Raxx · internal docs

internal · gated ↑ index

ADR-0036: Async Run-ID Resolution for Console Deploy Dispatch

Status: Accepted Date: 2026-05-02 UTC Deciders: Kristerpher (product), software-architect Refs: #898, docs/architecture/console-deploy-async-dispatch.md

Context

POST /api/internal/deploys has a synchronous GH API polling loop (_poll_and_capture_run_id, up to 30 s) inside the request lifecycle. This loop sits exactly at Heroku's H12 30-second request-timeout ceiling. On 2026-05-02 it caused a real incident: H12 503, modal showed garbled error text, operator confused about whether the deploy had fired (it had).

We need to decouple run_id discovery from the dispatch request without introducing new infrastructure dependencies.

Three options were evaluated:

Return 202 immediately; lazy resolution in GET poll handler.
Return 202 immediately; background threadpool worker resolves run_id.
Return 202 immediately; workflow's first step POSTs back run_id via callback.

Decision

Option 1: lazy resolution in GET /api/internal/deploys/<id> poll handler.

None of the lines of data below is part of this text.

void launch_behz_ext(const DevLevel *lv, int L, int nB, const u64 *in, size_t in_stride, int polys, u64 *out, size_t n, int cts,
                     hipStream_t st)
{
    if (!cts) return;
    const dim3 g = ew_grid(n, cts * polys), t(EW_T);
#define EXT2_CASE(TL) if (behz_unrolled(L, nB) && L == TL) { hipLaunchKernelGGL((k_behz_ext2<TL, false>), g, t, 0, st, lv, in, in_stride, polys, out, n); KERNEL_CHECK(); return; }
    EXT2_CASE(1) EXT2_CASE(2) EXT2_CASE(3)
#undef EXT2_CASE
    if (L == 4 && nB == 4) hipLaunchKernelGGL((k_behz_ext<4, 4>), g, t, 0, st, lv, in, in_stride, polys, out, n);
    else hipLaunchKernelGGL((k_behz_ext<0, 0>), g, t, 0, st, lv, in, in_stride, polys, out, n);
    KERNEL_CHECK();
}

__global__ __launch_bounds__(EW_T) void k_tensor(const DevLevel *__restrict__ lv, const TensorJob *__restrict__ jobs, size_t n)
{
    const size_t k = (size_t)blockIdx.x * EW_T + threadIdx.x;
    if (k >= n) return;
    const TensorJob job = jobs[blockIdx.y];
    const int E = lv->E;
    const size_t ps = (size_t)E * n;
    for (int e = 0; e < E; e++) {
        const Mod m = lv->ext[e];
        const size_t o = e * n + k;
        const u64 a0 = job.a[o], a1 = job.a[ps + o], b0 = job.b[o], b1 = job.b[ps + o];
        job.d[o] = mulmod(a0, b0, m);
        u128p mid = mul128(a0, b1);
        mac128(mid, a1, b0);
        job.d[ps + o] = barrett128(mid, m);
        job.d[2 * ps + o] = mulmod(a1, b1, m);
    }
}

void launch_tensor(const DevLevel *lv, const TensorJob *jobs, size_t n, int batch, hipStream_t st)
{
    hipLaunchKernelGGL(k_tensor, ew_grid(n, batch), dim3(EW_T), 0, st, lv, jobs, n);
    KERNEL_CHECK();
}

__global__ __launch_bounds__(EW_T) void k_tensor_conv(const DevLevel *__restrict__ lv, const TensorConvJob *__restrict__ jobs, size_t n)
{
    const size_t k = (size_t)blockIdx.x * EW_T + threadIdx.x;
    if (k >= n) return;
    const TensorConvJob job = jobs[blockIdx.y];
    const int E = lv->E;
    const size_t ps = (size_t)E * n;
    const int so = job.sa + job.sb - 1;
    for (int e = 0; e < E; e++) {
        const Mod m = lv->ext[e];
        const size_t o = e * n + k;
        for (int I = 0; I < so; I++) {
            const int i0 = I - (job.sb - 1) > 0 ? I - (job.sb - 1) : 0, i1 = I < job.sa - 1 ? I : job.sa - 1;
            u64 acc = 0;
            for (int i = i0; i <= i1; i++) acc = addmod(acc, mulmod(job.a[i * ps + o], job.b[(I - i) * ps + o], m), m.q);
            job.d[I * ps + o] = acc;
        }
    }
}

void launch_tensor_conv(const DevLevel *lv, const TensorConvJob *jobs, size_t n, int njobs, hipStream_t st)
{
    if (!njobs) return;
    hipLaunchKernelGGL(k_tensor_conv, ew_grid(n, njobs), dim3(EW_T), 0, st, lv, jobs, n);
    KERNEL_CHECK();
}

__global__ __launch_bounds__(EW_T) void k_tensor_sum(const DevLevel *__restrict__ lv, const TensorSumJob *__restrict__ jobs, size_t n, int e0)
{
    const size_t k = (size_t)blockIdx.x * EW_T + threadIdx.x;
    if (k >= n) return;
    const TensorSumJob job = jobs[blockIdx.z];
    const int E = lv->E, L = lv->L, e = blockIdx.y + e0;
    const size_t ps = (size_t)E * n, o = (size_t)e * n + k;
    const Mod m = lv->ext[e];
    if (e < L) {
        for (int i = 0; i < job.terms; i++) {
            const u64 *a = job.a + (size_t)i * 2 * ps, *b = job.b + (size_t)i * 2 * ps;
            const u64 a0 = a[o], a1 = a[ps + o], b0 = b[o], b1 = b[ps + o];
            u64 *d = job.dq + (size_t)i * 3 * L * n + o;
            d[0] = mulmod(a0, b0, m);
            u128p mid = mul128(a0, b1);
            mac128(mid, a1, b0);
            d[(size_t)L * n] = barrett128(mid, m);
            d[(size_t)2 * L * n] = mulmod(a1, b1, m);
        }
    } else {
        u128p s0{ 0, 0 }, s1{ 0, 0 }, s2{ 0, 0 };
        u64 r0 = 0, r1 = 0, r2 = 0;
        for (int i = 0; i < job.terms; i++) {
            const u64 *a = job.a + (size_t)i * 2 * ps, *b = job.b + (size_t)i * 2 * ps;
            const u64 a0 = a[o], a1 = a[ps + o], b0 = b[o], b1 = b[ps + o];
            mac128(s0, a0, b0);
            mac128(s1, a0, b1);
            mac128(s1, a1, b0);
            mac128(s2, a1, b1);
            if ((i & 7) == 7 || i + 1 == job.terms) {
                r0 = addmod(r0, barrett128(s0, m), m.q);
                r1 = addmod(r1, barrett128(s1, m), m.q);
                r2 = addmod(r2, barrett128(s2, m), m.q);
                s0 = s1 = s2 = u128p{ 0, 0 };
            }
        }
        const int nBsk = E - L;
        u64 *d = job.bs + (size_t)(e - L) * n + k;
        d[0] = r0;
        d[(size_t)nBsk * n] = r1;
        d[(size_t)2 * nBsk * n] = r2;
    }
}

void launch_tensor_sum(const DevLevel *lv, int E, const TensorSumJob *jobs, size_t n, int njobs, int e0, hipStream_t st)
{
    if (!njobs || e0 >= E) return;
    hipLaunchKernelGGL(k_tensor_sum, dim3((unsigned)((n + EW_T - 1) / EW_T), E - e0, njobs), dim3(EW_T), 0, st, lv, jobs, n, e0);
    KERNEL_CHECK();
}

template <int TL, int TNB>
__device__ __forceinline__ void behz_finish_coeff(const DevLevel *__restrict__ lv, const u64 *__restrict__ dq, size_t term_stride,
                                                  int terms, const u64 *__restrict__ dbsk, size_t n, u64 *res )
{
    const int L = TL ? TL : lv->L, nB = TL ? TNB : lv->nB, nBsk = nB + 1;
    constexpr int LMAX = TL ? TL : DMAXL;
    constexpr int BMAX = TL ? TNB + 1 : DMAXB;
    u64 xq[LMAX];
#pragma unroll
    for (int j = 0; j < LMAX; j++) xq[j] = 0;
    for (int it = 0; it < terms; it++) {
#pragma unroll
        for (int j = 0; j < LMAX; j++)
            if (TL || j < L) xq[j] += mul_shoup(dq[it * term_stride + (size_t)j * n], lv->t_inv_punct_q[j].w, lv->t_inv_punct_q[j].wq, lv->q[j].q);
    }
    u64 ys[BMAX];
    u64 fl_sk = 0;
#pragma unroll
    for (int i = 0; i < BMAX; i++) {
        if (TL || i < nBsk) {
            const Mod m = lv->bsk[i];
            u128p acc{ 0, 0 };
#pragma unroll
            for (int j = 0; j < LMAX; j++)
                if (TL || j < L) mac128(acc, xq[j], lv->q_to_bsk[i][j]);
            const u64 conv = barrett128(acc, m);
            const u64 xb = mul_shoup(dbsk[(size_t)i * n], lv->t_bsk[i].w, lv->t_bsk[i].wq, m.q);
            const u64 fl = mul_shoup(xb + (m.q - conv), lv->inv_prod_q_bsk[i].w, lv->inv_prod_q_bsk[i].wq, m.q);
            if (i < nB) ys[i] = mul_shoup(fl, lv->inv_punct_B[i].w, lv->inv_punct_B[i].wq, m.q);
            else fl_sk = fl;
        }
    }
    const Mod msk = lv->bsk[nB];
    u128p acc{ 0, 0 };
#pragma unroll
    for (int i = 0; i < BMAX - 1; i++)
        if (TL || i < nB) mac128(acc, ys[i], lv->B_to_msk[i]);
    const u64 z_sk = barrett128(acc, msk);
    const u64 alpha = mul_shoup(z_sk + (msk.q - fl_sk), lv->inv_prod_B_msk.w, lv->inv_prod_B_msk.wq, msk.q);
    const bool neg = alpha > lv->msk_half;
    const u64 a_abs = neg ? msk.q - alpha : alpha;
#pragma unroll
    for (int j = 0; j < LMAX; j++) {
        if (TL || j < L) {
            u128p z{ 0, 0 };
#pragma unroll
            for (int i = 0; i < BMAX - 1; i++)
                if (TL || i < nB) mac128(z, ys[i], lv->B_to_q[j][i]);
            mac128(z, a_abs, neg ? lv->prod_B_q[j] : lv->neg_prod_B_q[j]);
            res[j] = barrett128(z, lv->q[j]);
        }
    }
}

template <int TL, int TNB>
__global__ __launch_bounds__(EW_T) void k_behz_finish(const DevLevel *__restrict__ lv, const FinishJob *__restrict__ jobs,
                                                      int accumulate, size_t n)
{
    const size_t k = (size_t)blockIdx.x * EW_T + threadIdx.x;
    if (k >= n) return;
    const int L = TL ? TL : lv->L, E = TL ? 2 * TL + 1 + (TNB - TL) : lv->E;
    constexpr int LMAX = TL ? TL : DMAXL;
    const FinishJob job = jobs[blockIdx.y / 3];
    const size_t p = blockIdx.y % 3;
    u64 sum[LMAX];
    u64 *o = job.out + p * (size_t)L * n + k;
#pragma unroll
    for (int j = 0; j < LMAX; j++)
        if (TL || j < L) sum[j] = accumulate ? o[(size_t)j * n] : 0;
    for (int i = 0; i < job.terms; i++) {
        const u64 *dp = job.d + (((size_t)i * 3 + p) * (size_t)E) * n + k;
        u64 res[LMAX];
        behz_finish_coeff<TL, TNB>(lv, dp, 0, 1, dp + (size_t)L * n, n, res);
#pragma unroll
        for (int j = 0; j < LMAX; j++)
            if (TL || j < L) sum[j] = addmod(sum[j], res[j], lv->q[j].q);
    }
#pragma unroll
    for (int j = 0; j < LMAX; j++)
        if (TL || j < L) o[(size_t)j * n] = sum[j];
}

#if defined(__HIP_DEVICE_COMPILE__) && !defined(APSU_FIN_NO_FENCE)
#define FIN_LOAD_FENCE() asm volatile("" ::: "memory")
#else
#define FIN_LOAD_FENCE() do { } while (0)
#endif
template <int TL>
__device__ __forceinline__ void behz_finish_coeff2(const DevLevel *__restrict__ lv, const u64 *__restrict__ dq, size_t term_stride,
                                                   int terms, const u64 *__restrict__ dbsk, size_t n, u64 *res, size_t kidx)
{
    constexpr int L = TL, nB = TL, nBsk = TL + 1;
    u64 xq[L];
#pragma unroll
    for (int j = 0; j < L; j++) xq[j] = 0;
    ShoupConst cq[L];
#pragma unroll
    for (int j = 0; j < L; j++) { const u64x2 v = ldg16(reinterpret_cast<const u64 *>(lv->fin_q[j] + kidx)); cq[j] = ShoupConst{ v[0], v[1] }; }
    for (int it = 0; it < terms; it++) {
#pragma unroll
        for (int j = 0; j < L; j++)
            xq[j] += mul_shoup(dq[it * term_stride + (size_t)j * n], cq[j].w, cq[j].wq, lv->q[j].q);
    }
    u64 ys[nB];
    u64 fl_sk = 0;
#pragma unroll
    for (int i = 0; i < nBsk; i++) {
        FIN_LOAD_FENCE();
        const u64 m = lv->bsk[i].q;
        u64 conv = 0;
#pragma unroll
        for (int j = 0; j < L; j++) conv += lazy2(xq[j], lv->s_q_to_bsk[i][j], m);
        const u64x2 cb = ldg16(reinterpret_cast<const u64 *>(lv->fin_b[i] + kidx));
        const u64 xb = lazy2(dbsk[(size_t)i * n], ShoupConst{ cb[0], cb[1] }, m);
        const u64 diff = xb + ((u64)(2 * L) * m - conv);
        const u64 f = mul_shoup(diff, lv->s_fl[i].w, lv->s_fl[i].wq, m);
        if (i < nB) ys[i] = f; else fl_sk = f;
    }
    const u64 msk = lv->bsk[nB].q;
    u64 z_sk = msk - fl_sk;
#pragma unroll
    for (int i = 0; i < nB; i++) z_sk += lazy2(ys[i], lv->s_B_to_msk[i], msk);
    const u64 alpha = mul_shoup(z_sk, lv->inv_prod_B_msk.w, lv->inv_prod_B_msk.wq, msk);
    const bool neg = alpha > lv->msk_half;
    const u64 a_abs = neg ? msk - alpha : alpha;
#pragma unroll
    for (int j = 0; j < L; j++) {
        FIN_LOAD_FENCE();
        const u64 q = lv->q[j].q;
        u64 z = lazy2(a_abs, neg ? lv->s_prod_B_q[j] : lv->s_neg_prod_B_q[j], q);
#pragma unroll
        for (int i = 0; i < nB; i++) z += lazy2(ys[i], lv->s_B_to_q[j][i], q);
        res[j] = csub(csub(csub(z, q << 2), q << 1), q);
    }
}

template <int TL>
__global__ __launch_bounds__(EW_T) void k_behz_finish2(const DevLevel *__restrict__ lv, const FinishJob *__restrict__ jobs,
                                                       int accumulate, size_t n)
{
    const size_t k = (size_t)blockIdx.x * EW_T + threadIdx.x;
    if (k >= n) return;
    constexpr int L = TL, E = 2 * TL + 1;
    const FinishJob job = jobs[blockIdx.y / 3];
    const size_t p = blockIdx.y % 3;
    u64 sum[L];
    u64 *o = job.out + p * (size_t)L * n + k;
#pragma unroll
    for (int j = 0; j < L; j++) sum[j] = accumulate ? o[(size_t)j * n] : 0;
    for (int i = 0; i < job.terms; i++) {
        u64 res[L];
        const u64 *dp = job.d + (((size_t)i * 3 + p) * (size_t)E) * n + k;
        behz_finish_coeff2<TL>(lv, dp, 0, 1, dp + (size_t)L * n, n, res, k);
#pragma unroll
        for (int j = 0; j < L; j++) sum[j] = addmod(sum[j], res[j], lv->q[j].q);
    }
#pragma unroll
    for (int j = 0; j < L; j++) o[(size_t)j * n] = sum[j];
}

POST /api/internal/deploys removes the _poll_and_capture_run_id call and returns 202 immediately after committing status=dispatched, run_id=NULL.

GET /api/internal/deploys/<id> performs one GH API look-up per call when: - github_run_id IS NULL - status = 'dispatched' - requested_at_utc >= now() - 90s

Look-up timeout: 8 s. Look-up uses GET /actions/workflows/{file}/runs?event=workflow_dispatch&created>={T}.

The 60-second reconciler (PR #867) remains the safety net for orphaned rows when the modal is closed before a poll resolves the run_id.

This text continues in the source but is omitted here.